Kimi B Ley
From life as a beach bum scuba instructor in a bounty ad., to the joys of englandshire-upon-sewageville...Hugs and I'll blow some bubbles for ya
Wednesday, October 11, 2006
Anna-rchy Weekender.
Yet another debauched, uber-splendid weekend, this time to mark (belatedly) my favouristist friend evers (Whelk's) 30th . A group of 17 of us had hired out a youth hostel conveniently attached to a public house about 5 miles from Avebury, Wilts. (The Goddard Arms, Clyffe Pypard - allegedly pronounced Clive Pippa (?) http://www.yha.org.uk/hostel/hostelpages/4016.html). The ale-fest began in ernest at 5pm, and a few of us fought the good fight through till 7am before sucumbing to an hour and a half sleeping/comatose respite.
A couple of interesting facts we acquired:
Allegedly in those thar parts (if you believe the mad woman working there) a regular steak is actually a pastie...its the rest of us that are wrong, although all but one of the peeps that had ordered this got what looked remarkably like steak...curious eh?
In preparing the dinner table (and obligatory embarassing birthday banners to adorn the room) we located a lo-hot of banners for 60th and 80th birthdays, and to me the weirdest: congrats on your wedding. This was in the youth hostel part, 3 dorms. with single bunkbeds...not a perfect honeymoon I'd imagine altho I may suggest it to my sister. Also not ideal I'd imagine if any of the 80ish years old hostelers happened to be incontinent, it could be prudent to bag the top bunk just in case methinks.
Also a vague question of grammer arose (amongst this party where the majority were teachers - look at the piccies and see if you'd allow any of this lot to shape your child's mind - hehehe) You know how you can pride yourself on something? What about if you're referring to a he? and the instance is in the past? Is it he prided himself? Dunno, sounds odd...but anyhoo one of the party is a super-clever phd french honey Bjork who lives here and she insists that all french people have to learn the irregular english verbs by heart, therefore any not in that list are regular. We played around with a few, such as the new verb minger (past tense mingered) and mumra (past tense mumrad).

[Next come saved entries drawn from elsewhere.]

# UPM-ROB-Lab/Vision-basedSensor

Measured on AMD Instinct MI355X. Metric: frames/sec (track->3D) at 1280x1024, 169 markers, higher is better.
Workload: dtype u8+f64; 1 GPU; BASELINE config 3/4: 4096 synthetic 1280x1024 gray uint8 frames per GPU (13x13 dots, seeded jitter+noise), resident in HBM; fused track->3D table + last-seen displacement; frames_per_gpu=4096, internal_batch=1536, pass_streams=2, markers=169, channels=1, world_size=1, backend=none (single process), distinct_devices=1, tracked_observations=692224, xyz_solved=692224, ncc_ambiguous_pixels=205, ncc_exact_pixels=11244250, ncc_counter_frames=839680

## Files before the change

vision-basedsensor_amd/csrc/k_ncc_mfma.hip:

```cpp
#include <algorithm>
#include <cstddef>
#include <cstring>
#include <type_traits>

#include "ncc_common.h"

typedef _Float16 h8 __attribute__((ext_vector_type(8)));
typedef _Float16 h4 __attribute__((ext_vector_type(4)));
typedef float f4 __attribute__((ext_vector_type(4)));
typedef float f2 __attribute__((ext_vector_type(2)));
typedef int i4 __attribute__((ext_vector_type(4)));
typedef __attribute__((address_space(1))) u8 gl_u8;
typedef __attribute__((address_space(1))) unsigned short gl_u16;

template <int L> struct NccLit;
template <> struct NccLit<80> { static constexpr float kc = 163.84f, ks2 = 547.2815085234848f, K1 = 3502601.654550303f; };
template <> struct NccLit<33> { static constexpr float kc = 962.8797061524332f, ks2 = 6956.564407359948f, K1 = 7575698.639614983f; };

struct NccKArgs {
    const u64* bits; const double* rx; const double* ry; const uint4* wfrag; const double* tab; const float2* rowf;
    u64* mbits; u8* mask_u8; u32* fstat; u64* tot;
    int H, W, WW, tiles_per_seg, dbg_arg; float rel_arg;
    NccConst nc;
};
typedef __attribute__((address_space(4))) const NccKArgs NccKArgsC;
__device__ __forceinline__ NccKArgsC* ncc_kargs() {
    NccKArgsC* p = (NccKArgsC*)__builtin_amdgcn_kernarg_segment_ptr();
    asm volatile("" : "+s"(p));
    return p;
}
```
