template <int OFF, int NB>
__device__ __forceinline__ void tally_group(uint32_t b0, uint32_t b1, uint32_t thr, uint32_t abase, uint32_t one) {
  static_assert(NB == 8 || NB == 6, "a group holds 8 bases, or 6 at the end of a 30-base lane");
  const uint32_t c0 = (b0 << 2) & 0x0C0C0C0Cu, c1 = (b1 << 2) & 0x0C0C0C0Cu;
  uint32_t t0, t1, t2, t3, t4, t5, t6, t7;
  unsigned long long m0, m1, m2, m3, m4, m5, m6, m7, save;
  if (NB == 8) {
    asm volatile(
        "v_or_b32_sdwa %[t0], %[ab], %[c0] dst_sel:DWORD dst_unused:UNUSED_PAD src0_sel:DWORD src1_sel:BYTE_0\n\t"
        "v_or_b32_sdwa %[t1], %[ab], %[c0] dst_sel:DWORD dst_unused:UNUSED_PAD src0_sel:DWORD src1_sel:BYTE_1\n\t"
        "v_or_b32_sdwa %[t2], %[ab], %[c0] dst_sel:DWORD dst_unused:UNUSED_PAD src0_sel:DWORD src1_sel:BYTE_2\n\t"
        "v_or_b32_sdwa %[t3], %[ab], %[c0] dst_sel:DWORD dst_unused:UNUSED_PAD src0_sel:DWORD src1_sel:BYTE_3\n\t"
        "v_or_b32_sdwa %[t4], %[ab], %[c1] dst_sel:DWORD dst_unused:UNUSED_PAD src0_sel:DWORD src1_sel:BYTE_0\n\t"
        "v_or_b32_sdwa %[t5], %[ab], %[c1] dst_sel:DWORD dst_unused:UNUSED_PAD src0_sel:DWORD src1_sel:BYTE_1\n\t"
        "v_or_b32_sdwa %[t6], %[ab], %[c1] dst_sel:DWORD dst_unused:UNUSED_PAD src0_sel:DWORD src1_sel:BYTE_2\n\t"
        "v_or_b32_sdwa %[t7], %[ab], %[c1] dst_sel:DWORD dst_unused:UNUSED_PAD src0_sel:DWORD src1_sel:BYTE_3\n\t"
        "v_cmp_ge_u32_sdwa %[m0], %[b0], %[th] src0_sel:BYTE_0 src1_sel:DWORD\n\t"
        "v_cmp_ge_u32_sdwa %[m1], %[b0], %[th] src0_sel:BYTE_1 src1_sel:DWORD\n\t"
        "v_cmp_ge_u32_sdwa %[m2], %[b0], %[th] src0_sel:BYTE_2 src1_sel:DWORD\n\t"
        "v_cmp_ge_u32_sdwa %[m3], %[b0], %[th] src0_sel:BYTE_3 src1_sel:DWORD\n\t"
        "v_cmp_ge_u32_sdwa %[m4], %[b1], %[th] src0_sel:BYTE_0 src1_sel:DWORD\n\t"
        "v_cmp_ge_u32_sdwa %[m5], %[b1], %[th] src0_sel:BYTE_1 src1_sel:DWORD\n\t"
        "v_cmp_ge_u32_sdwa %[m6], %[b1], %[th] src0_sel:BYTE_2 src1_sel:DWORD\n\t"
        "v_cmp_ge_u32_sdwa %[m7], %[b1], %[th] src0_sel:BYTE_3 src1_sel:DWORD\n\t"
        "s_mov_b64 %[sv], exec\n\t"
        "s_mov_b64 exec, %[m0]\n\t"
        "ds_add_u32 %[t0], %[one] offset:%[off]\n\t"
        "s_mov_b64 exec, %[m1]\n\t"
        "ds_add_u32 %[t1], %[one] offset:%[off]+16\n\t"
        "s_mov_b64 exec, %[m2]\n\t"
        "ds_add_u32 %[t2], %[one] offset:%[off]+32\n\t"
        "s_mov_b64 exec, %[m3]\n\t"
        "ds_add_u32 %[t3], %[one] offset:%[off]+48\n\t"
        "s_mov_b64 exec, %[m4]\n\t"
        "ds_add_u32 %[t4], %[one] offset:%[off]+64\n\t"
        "s_mov_b64 exec, %[m5]\n\t"
        "ds_add_u32 %[t5], %[one] offset:%[off]+80\n\t"
        "s_mov_b64 exec, %[m6]\n\t"
        "ds_add_u32 %[t6], %[one] offset:%[off]+96\n\t"
        "s_mov_b64 exec, %[m7]\n\t"
        "ds_add_u32 %[t7], %[one] offset:%[off]+112\n\t"
        "s_mov_b64 exec, %[sv]"
        : [t0] "=&v"(t0), [t1] "=&v"(t1), [t2] "=&v"(t2), [t3] "=&v"(t3), [t4] "=&v"(t4), [t5] "=&v"(t5), [t6] "=&v"(t6),
          [t7] "=&v"(t7), [m0] "=&s"(m0), [m1] "=&s"(m1), [m2] "=&s"(m2), [m3] "=&s"(m3), [m4] "=&s"(m4), [m5] "=&s"(m5),
          [m6] "=&s"(m6), [m7] "=&s"(m7), [sv] "=&s"(save)
        : [b0] "v"(b0), [b1] "v"(b1), [th] "v"(thr), [c0] "v"(c0), [c1] "v"(c1), [ab] "v"(abase), [one] "v"(one), [off] "n"(OFF)
        : "memory");
  } else {
    asm volatile(
        "v_or_b32_sdwa %[t0], %[ab], %[c0] dst_sel:DWORD dst_unused:UNUSED_PAD src0_sel:DWORD src1_sel:BYTE_0\n\t"
        "v_or_b32_sdwa %[t1], %[ab], %[c0] dst_sel:DWORD dst_unused:UNUSED_PAD src0_sel:DWORD src1_sel:BYTE_1\n\t"
        "v_or_b32_sdwa %[t2], %[ab], %[c0] dst_sel:DWORD dst_unused:UNUSED_PAD src0_sel:DWORD src1_sel:BYTE_2\n\t"
        "v_or_b32_sdwa %[t3], %[ab], %[c0] dst_sel:DWORD dst_unused:UNUSED_PAD src0_sel:DWORD src1_sel:BYTE_3\n\t"
        "v_or_b32_sdwa %[t4], %[ab], %[c1] dst_sel:DWORD dst_unused:UNUSED_PAD src0_sel:DWORD src1_sel:BYTE_0\n\t"
        "v_or_b32_sdwa %[t5], %[ab], %[c1] dst_sel:DWORD dst_unused:UNUSED_PAD src0_sel:DWORD src1_sel:BYTE_1\n\t"
        "v_cmp_ge_u32_sdwa %[m0], %[b0], %[th] src0_sel:BYTE_0 src1_sel:DWORD\n\t"
        "v_cmp_ge_u32_sdwa %[m1], %[b0], %[th] src0_sel:BYTE_1 src1_sel:DWORD\n\t"
        "v_cmp_ge_u32_sdwa %[m2], %[b0], %[th] src0_sel:BYTE_2 src1_sel:DWORD\n\t"
        "v_cmp_ge_u32_sdwa %[m3], %[b0], %[th] src0_sel:BYTE_3 src1_sel:DWORD\n\t"
        "v_cmp_ge_u32_sdwa %[m4], %[b1], %[th] src0_sel:BYTE_0 src1_sel:DWORD\n\t"
        "v_cmp_ge_u32_sdwa %[m5], %[b1], %[th] src0_sel:BYTE_1 src1_sel:DWORD\n\t"
        "s_mov_b64 %[sv], exec\n\t"
        "s_mov_b64 exec, %[m0]\n\t"
        "ds_add_u32 %[t0], %[one] offset:%[off]\n\t"
        "s_mov_b64 exec, %[m1]\n\t"
        "ds_add_u32 %[t1], %[one] offset:%[off]+16\n\t"
        "s_mov_b64 exec, %[m2]\n\t"
        "ds_add_u32 %[t2], %[one] offset:%[off]+32\n\t"
        "s_mov_b64 exec, %[m3]\n\t"
        "ds_add_u32 %[t3], %[one] offset:%[off]+48\n\t"
        "s_mov_b64 exec, %[m4]\n\t"
        "ds_add_u32 %[t4], %[one] offset:%[off]+64\n\t"
        "s_mov_b64 exec, %[m5]\n\t"
        "ds_add_u32 %[t5], %[one] offset:%[off]+80\n\t"
        "s_mov_b64 exec, %[sv]"
        : [t0] "=&v"(t0), [t1] "=&v"(t1), [t2] "=&v"(t2), [t3] "=&v"(t3), [t4] "=&v"(t4), [t5] "=&v"(t5), [m0] "=&s"(m0),
          [m1] "=&s"(m1), [m2] "=&s"(m2), [m3] "=&s"(m3), [m4] "=&s"(m4), [m5] "=&s"(m5), [sv] "=&s"(save)
        : [b0] "v"(b0), [b1] "v"(b1), [th] "v"(thr), [c0] "v"(c0), [c1] "v"(c1), [ab] "v"(abase), [one] "v"(one), [off] "n"(OFF)
        : "memory");
  }
}

struct Stream { int rb, n0, total; };

#ifndef MIDAS_DIRECT_BLOCK
#define MIDAS_DIRECT_BLOCK 256
#endif
constexpr int kDirectBlock = MIDAS_DIRECT_BLOCK;
static_assert(kDirectBlock % 64 == 0 && kDirectBlock >= 128 && kDirectBlock <= 1024, "whole wavefronts");
constexpr int kDirectWavesPerSimd = (kWorkgroupsPerCU * kDirectBlock / 64 + 3) / 4;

Building a picture in your minds yet as to the level of silliness in direct correlation to alcohol intake?
I was also introduced to a strange concept - champagne (which I know and love) with redbull and vodka!! Bjork's beau and I were asking her what this would literally be translated to in french, and she had to reply that such a tramp drink would not exist and therfore could have no name!! Brilliant..(actually it didn't taste too shabby, but I hate the smell of redbull)
And gloriously...the Whelk and me had got each other the exact same 30th birthday present!!! First edition of Ernest Hemingway The Old Man and the Sea, and first edition of Jay Nussbaum's Blue Road to Atlantis...my favourite books, and first editions...aaaaah!!! You know how when you buy a present for someone quite often you get something you'd really love to recieve? Well we both did. How cool? We have always been sooo similar (our birthdays are only 2 weeks apart), our families are scarily similar..we are almost the same person if I'd just taken her path (continued super-intelligent academia and education), and she'd just taken mine (travelling beach bum hippy). It makes our 30th even more precious really, loving that!

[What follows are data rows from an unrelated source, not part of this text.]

@@ -168,11 +279,34 @@
   dim3 sums_grid(T, (unsigned)((M + kRowsPerBlockD - 1) / kRowsPerBlockD));
   const int lds_bytes = 5 * threads * (int)sizeof(float);
   const long total = (long)T * M * C;
+  const int R = threads / cpad;
+  const int c8n = std::max(1, C / 8);
+  const int spb = std::max(1, std::min(kThreadsD / c8n / R, 16));
+  const int vblocks = ((int)sums_grid.y + spb - 1) / spb;
+  const int vlds_bytes = spb * R * 5 * C * (int)sizeof(float);
+  const bool vec = vec_sums && (C % 8 == 0) && C <= 512 && vblocks <= 65535;
+  TORCH_CHECK(!vec || spb * R * c8n <= kThreadsD);
+  const float Mf = (float)M;
+  const float invM = 1.0f / Mf;
+  const float* rstd_p = d_gamma_t.defined() ? rstd.data_ptr<float>() : nullptr;
+  float* dgam_p = d_gamma_t.defined() ? d_gamma_t.data_ptr<float>() : nullptr;
 
 #define LAUNCH_DB(ST, PT)                                                      \
   do {                                                                         \
     const int nblk = (int)sums_grid.y;                                         \
     auto partials = torch::empty({T, nblk, 5, C}, fopts);                      \
+    if (vec)                                                                   \
+      hipLaunchKernelGGL((bn_dbwd_sums_vec_kernel<ST, PT>),                    \
+                         dim3(T, vblocks), dim3(kThreadsD), vlds_bytes,        \
+                         stream.stream(),                                      \
+                         reinterpret_cast<const ST*>(x.data_ptr()),            \
+                         reinterpret_cast<const ST*>(uc.data_ptr()),           \
+                         reinterpret_cast<const ST*>(gxc.data_ptr()),          \
+                         mean.data_ptr<float>(), rstd.data_ptr<float>(),       \
+                         gc.data_ptr<float>(), bc.data_ptr<float>(),           \
+                         partials.data_ptr<float>(), M, C, (float)slope, act,  \
+                         R, spb, nblk);                                        \
+    else                                                                       \
     hipLaunchKernelGGL((bn_dbwd_sums_kernel<ST, PT>), sums_grid,               \
                        dim3(threads), lds_bytes, stream.stream(),              \
                        reinterpret_cast<const ST*>(x.data_ptr()),              \
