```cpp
int process_device();
int process_device_check(int device);
void process_device_latch(int device);

enum KSlot { KS_SYR2K = 0, KS_SYMM, KS_PANEL_QR, KS_CHAIN, KS_SB2SB, KS_SB16ST, KS_BISECT, KS_STDFORM, KS_CRAWFORD, KS_OPBAND, KS_TDSE, KS_COUNT };
void ktime_begin(int slot, hipStream_t st);
void ktime_end(int slot, hipStream_t st);
struct KScope {
    int slot; hipStream_t st; bool on;
    KScope(int slot_, hipStream_t st_) : slot(slot_), st(st_), on(opts().ktime != 0) { if (on) ktime_begin(slot, st); }
    ~KScope() { if (on) ktime_end(slot, st); }
};

struct GemmDesc {
    int M, N, K, batch;
    const double *A; long sAm, sAk, bA;
    const double *B; long sBk, sBn, bB;
    double *C; long sCm, sCn, bC;
    double alpha, beta;
    int lower_only;
    int yoff;
    int ksplit;
    int kchunk;
    long bCs;
    int nsb, toff;
    int sbpre[80];
    int sbxy[80];
};
int gemm_f64(const GemmDesc &g, hipStream_t st);
int gemm_splitk_f64(const GemmDesc &g, int splits, double *part, hipStream_t st);
int tsmm64_f64(int m, int batch, const double *A, long lda, long bsA, const double *B, long bsB, double *C, long ldc, long bsC,
               double alpha, double beta, hipStream_t st);
int syr2k_lower_f64(int m, int batch, double *A22, long ld, long bsA, const double *buf, long ldb, long bsBuf, int seg, int nseg,
                    int part, hipStream_t st);
int symm_lower_f64(int m, int batch, const double *A22, long ld, long bsA, const double *W, long ldw, long bsW,
                   double *Y, long ldy, long bsY, hipStream_t st);

int launch_point_table(int nkp, int k, int ka, int nfun, const double *d_rt, const double *d_aind,
                       const double *d_xg, const double *d_wg, const double *d_vpot, double *d_ptab,
                       int *d_left, int *d_status, hipStream_t st);
int launch_assemble_bands(int nfun, int k, int ka, int nkp, int kind_pot, const double *d_bl, int l0,
                          int nl, const double *d_ptab, const int *d_left, double *d_SB, double *d_HB,
                          hipStream_t st);
int launch_dipole_bands(int nfun, int k, int ka, int nkp, const double *d_ptab, const int *d_left, double *d_RB,
                        hipStream_t st);
int launch_band_cholesky(int n, int k, const double *d_SB, double *d_UB, double *d_rdiag, int *d_info,
                         hipStream_t st);
int launch_band_cholesky_range(int n, int k, int jstart, int jstop, const double *d_SB, double *d_UB, double *d_rdiag, int *d_info,
                               hipStream_t st);
int launch_band_cholesky_pair(int n, int k, int jstop, const double *d_SB, double *d_UB, double *d_rdiag, int *d_info, hipStream_t st);
int launch_standard_form(int n, int npad, int k, int nl, const double *d_HB, const double *d_UB,
                         const double *d_rdiag, double *d_Y, double *d_C, hipStream_t st, int full = 0);
struct CrawfordWork {
// ... 109 lines not shown
```

### bspatom_amd/csrc/tridiag.hip

```cpp
#include <vector>
#include "common.h"

namespace bsp {

__device__ __forceinline__ int sturm_count(const double *__restrict__ d, const double *__restrict__ e2,
                                           int n, double x, double pivmin)
{
    double q = d[0] - x;
    if (fabs(q) < pivmin) q = -pivmin;
    int cnt = (q < 0.0) ? 1 : 0;
    for (int i = 1; i < n; ++i) {
        q = (d[i] - x) - e2[i - 1] / q;
        if (fabs(q) < pivmin) q = -pivmin;
        cnt += (q < 0.0) ? 1 : 0;
    }
    return cnt;
}

constexpr int EPT = 4;

__global__ __launch_bounds__(256) void bisect_kernel(int n, int ldn, const double *__restrict__ dall,
                                                    const double *__restrict__ eall, double *wall, long ldw)
{
    extern __shared__ double sm[];
    double *d = sm, *e2 = sm + n;
    __shared__ double red[8];
    const int tid = threadIdx.x;
    const size_t ch = blockIdx.y;
    const double *dg = dall + ch * (size_t)ldn, *eg = eall + ch * (size_t)ldn;
    double gl = 1e300, gu = -1e300, emax = 0.0;
    for (int i = tid; i < n; i += 256) {
        const double di = dg[i];
        const double el = (i > 0) ? fabs(eg[i - 1]) : 0.0;
        const double er = (i < n - 1) ? fabs(eg[i]) : 0.0;
        d[i] = di;
        e2[i] = (i < n - 1) ? eg[i] * eg[i] : 0.0;
        gl = fmin(gl, di - el - er);
        gu = fmax(gu, di + el + er);
        emax = fmax(emax, er * er);
    }
#pragma unroll
    for (int off = 32; off >= 1; off >>= 1) {
        gl = fmin(gl, __shfl_xor(gl, off));
        gu = fmax(gu, __shfl_xor(gu, off));
        emax = fmax(emax, __shfl_xor(emax, off));
    }
    if ((tid & 63) == 0) { red[tid >> 6] = gl; red[4 + (tid >> 6)] = gu; }
    __syncthreads();
    gl = fmin(fmin(red[0], red[1]), fmin(red[2], red[3]));
    gu = fmax(fmax(red[4], red[5]), fmax(red[6], red[7]));
    __syncthreads();
    if ((tid & 63) == 0) red[tid >> 6] = emax;
    __syncthreads();
    emax = fmax(fmax(red[0], red[1]), fmax(red[2], red[3]));
    const double safmin = 2.2250738585072014e-308;
    const double pivmin = safmin * fmax(1.0, emax);
    const double tnorm = fmax(fabs(gl), fabs(gu));
    const double eps = 2.220446049250313e-16;
    gl = gl - 2.1 * tnorm * eps * n - 2.1 * pivmin;
    gu = gu + 2.1 * tnorm * eps * n + 2.1 * pivmin;

    const int mbase = blockIdx.x * (256 * EPT) + tid;
    double lo[EPT], hi[EPT];
#pragma unroll
    for (int c = 0; c < EPT; ++c) { lo[c] = gl; hi[c] = gu; }
    for (int it = 0; it < 128; ++it) {
        double mid[EPT];
        bool done[EPT];
        bool alld = true;
#pragma unroll
        for (int c = 0; c < EPT; ++c) {
            mid[c] = 0.5 * (lo[c] + hi[c]);
            done[c] = (mid[c] <= lo[c]) || (mid[c] >= hi[c]) ||
                      (hi[c] - lo[c] <= 2.0 * eps * fmax(fabs(lo[c]), fabs(hi[c])) + 2.0 * pivmin);
            alld = alld && done[c];
        }
        if (__syncthreads_and(alld)) break;
        double q[EPT];
        int cnt[EPT];
        {
            const double d0 = d[0];
#pragma unroll
// ... 137 lines not shown
            _Pragma("unroll") for (int r = 0; r < RS; ++r) {                                          \
                const double2 v = LOADROW(ib + sb * RS + r + 1);                                      \
                _Pragma("unroll") for (int c = 0; c < EPT; ++c) {                                     \
                    const double pn = __builtin_fma(v.x - x[c], p1[c], -(v.y * p0[c]));               \
                    h[c] = __builtin_amdgcn_alignbit(h[c], (unsigned)__double2hiint(pn), 31);         \
                    p0[c] = p1[c];                                                                    \
                    p1[c] = pn;                                                                       \
                }                                                                                     \
            }                                                                                         \
            _Pragma("unroll") for (int c = 0; c < EPT; ++c) {                                         \
                const int ex = -__builtin_amdgcn_frexp_exp(p1[c]);      \
                p1[c] = __builtin_amdgcn_ldexp(p1[c], ex);                                            \
                p0[c] = __builtin_amdgcn_ldexp(p0[c], ex);                                            \
                if (VAL) es[c] -= ex;                                            \
            }                                                                                         \
        }                                                                                             \
        _Pragma("unroll") for (int c = 0; c < EPT; ++c) {                                             \
            const unsigned t = __builtin_amdgcn_alignbit(hp[c], h[c], 1);                             \
            cnt[c] += __builtin_popcount(h[c] ^ t);                                                   \
            hp[c] = h[c];                                                                             \
        }                                                                                             \
    }
__device__ __forceinline__ double2 sturm_gload(const double2 *p)
{
    typedef double d2v __attribute__((ext_vector_type(2)));
    const d2v v = __builtin_nontemporal_load(reinterpret_cast<const d2v *>(p));
    return make_double2(v.x, v.y);
}
template <int EPT, bool VAL = false>
__device__ __forceinline__ void sturm_counts3(const double2 *__restrict__ de, int np, const double (&x)[EPT], int (&cnt)[EPT],
                                              const double2 *__restrict__ gt = nullptr, int nl = 0x7fffffff, float *lf = nullptr)
{
    double p0[EPT], p1[EPT];
    unsigned h[EPT], hp[EPT];
    int es[EPT];
#pragma unroll
    for (int c = 0; c < EPT; ++c) es[c] = 0;
    const double d0 = de[0].x;
#pragma unroll
    for (int c = 0; c < EPT; ++c) {
        p0[c] = 1.0; p1[c] = d0 - x[c];
        hp[c] = (unsigned)__double2hiint(p1[c]) >> 31;
        cnt[c] = (int)hp[c]; h[c] = 0u;
    }
    const int nlds = nl < np ? nl : np;
#define STURM_LDS(i) de[i]
#define STURM_GLB(i) sturm_gload(gt + (i))
    for (int ib = 0; ib < nlds; ib += HW) STURM_BLOCK(STURM_LDS)
    for (int ib = nlds; ib < np; ib += HW) STURM_BLOCK(STURM_GLB)
#undef STURM_LDS
#undef STURM_GLB
    if (VAL) {
#pragma unroll
        for (int c = 0; c < EPT; ++c) {
            const int e2 = __builtin_amdgcn_frexp_exp(p1[c]);
            const float mant = (float)__builtin_amdgcn_ldexp(p1[c], -e2);
            lf[c] = (float)(es[c] + e2) + __log2f(fmaxf(fabsf(mant), 1e-30f));
        }
    }
}

__device__ __forceinline__ double msect_point(double a, double w, int q, double rp)
{
    return __builtin_fma(w, (double)(q + 1) * rp, a);
}

__device__ __forceinline__ bool bracket_final(double lo, double hi)
{
    const double mid = 0.5 * (lo + hi);
    return (mid <= lo) || (mid >= hi) || (hi - lo <= 2.0 * 2.220446049250313e-16 * fmax(fabs(lo), fabs(hi)) + 1e-300);
}

__device__ __forceinline__ double uniform_double(double v)
{
    return __hiloint2double(__builtin_amdgcn_readfirstlane(__double2hiint(v)), __builtin_amdgcn_readfirstlane(__double2loint(v)));
}

static size_t bisect3_lds_bytes(int n, int ng)
{
    const int np = (n + HW - 1) / HW * HW;
    return (size_t)(np + 1) * 16 + (size_t)(ng / 2) * 16 + (size_t)ng * 4 + (size_t)(ng / 2) * 4;
}
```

Some smart invitee had thought to bring along body paints, and to make things that lil bit more colourful everyone had their faces adorned in all sorts of wonderful designs. amongst the classics was Skinny who borrowed a few of my lady clothes and painted himslef up as a minstrel. I feel it important to highlight that this pub was in the middle of noowhere and the poor 3 locals that thought they'd be having a quiet night were a little shell-shocked!! As Skinny started to dance, then grab one of them, reveal his butt-cheeks for an extra flower to be painted thereon, the poor locals mentioned that 'the thing is if it weren't for all that dark sh*t on his face you just might go there'!!!! Priceless.
I believe however that one of the defining memories would have to be the creation of No Arm Pool, an athletic sport amongst kings indeedy!!!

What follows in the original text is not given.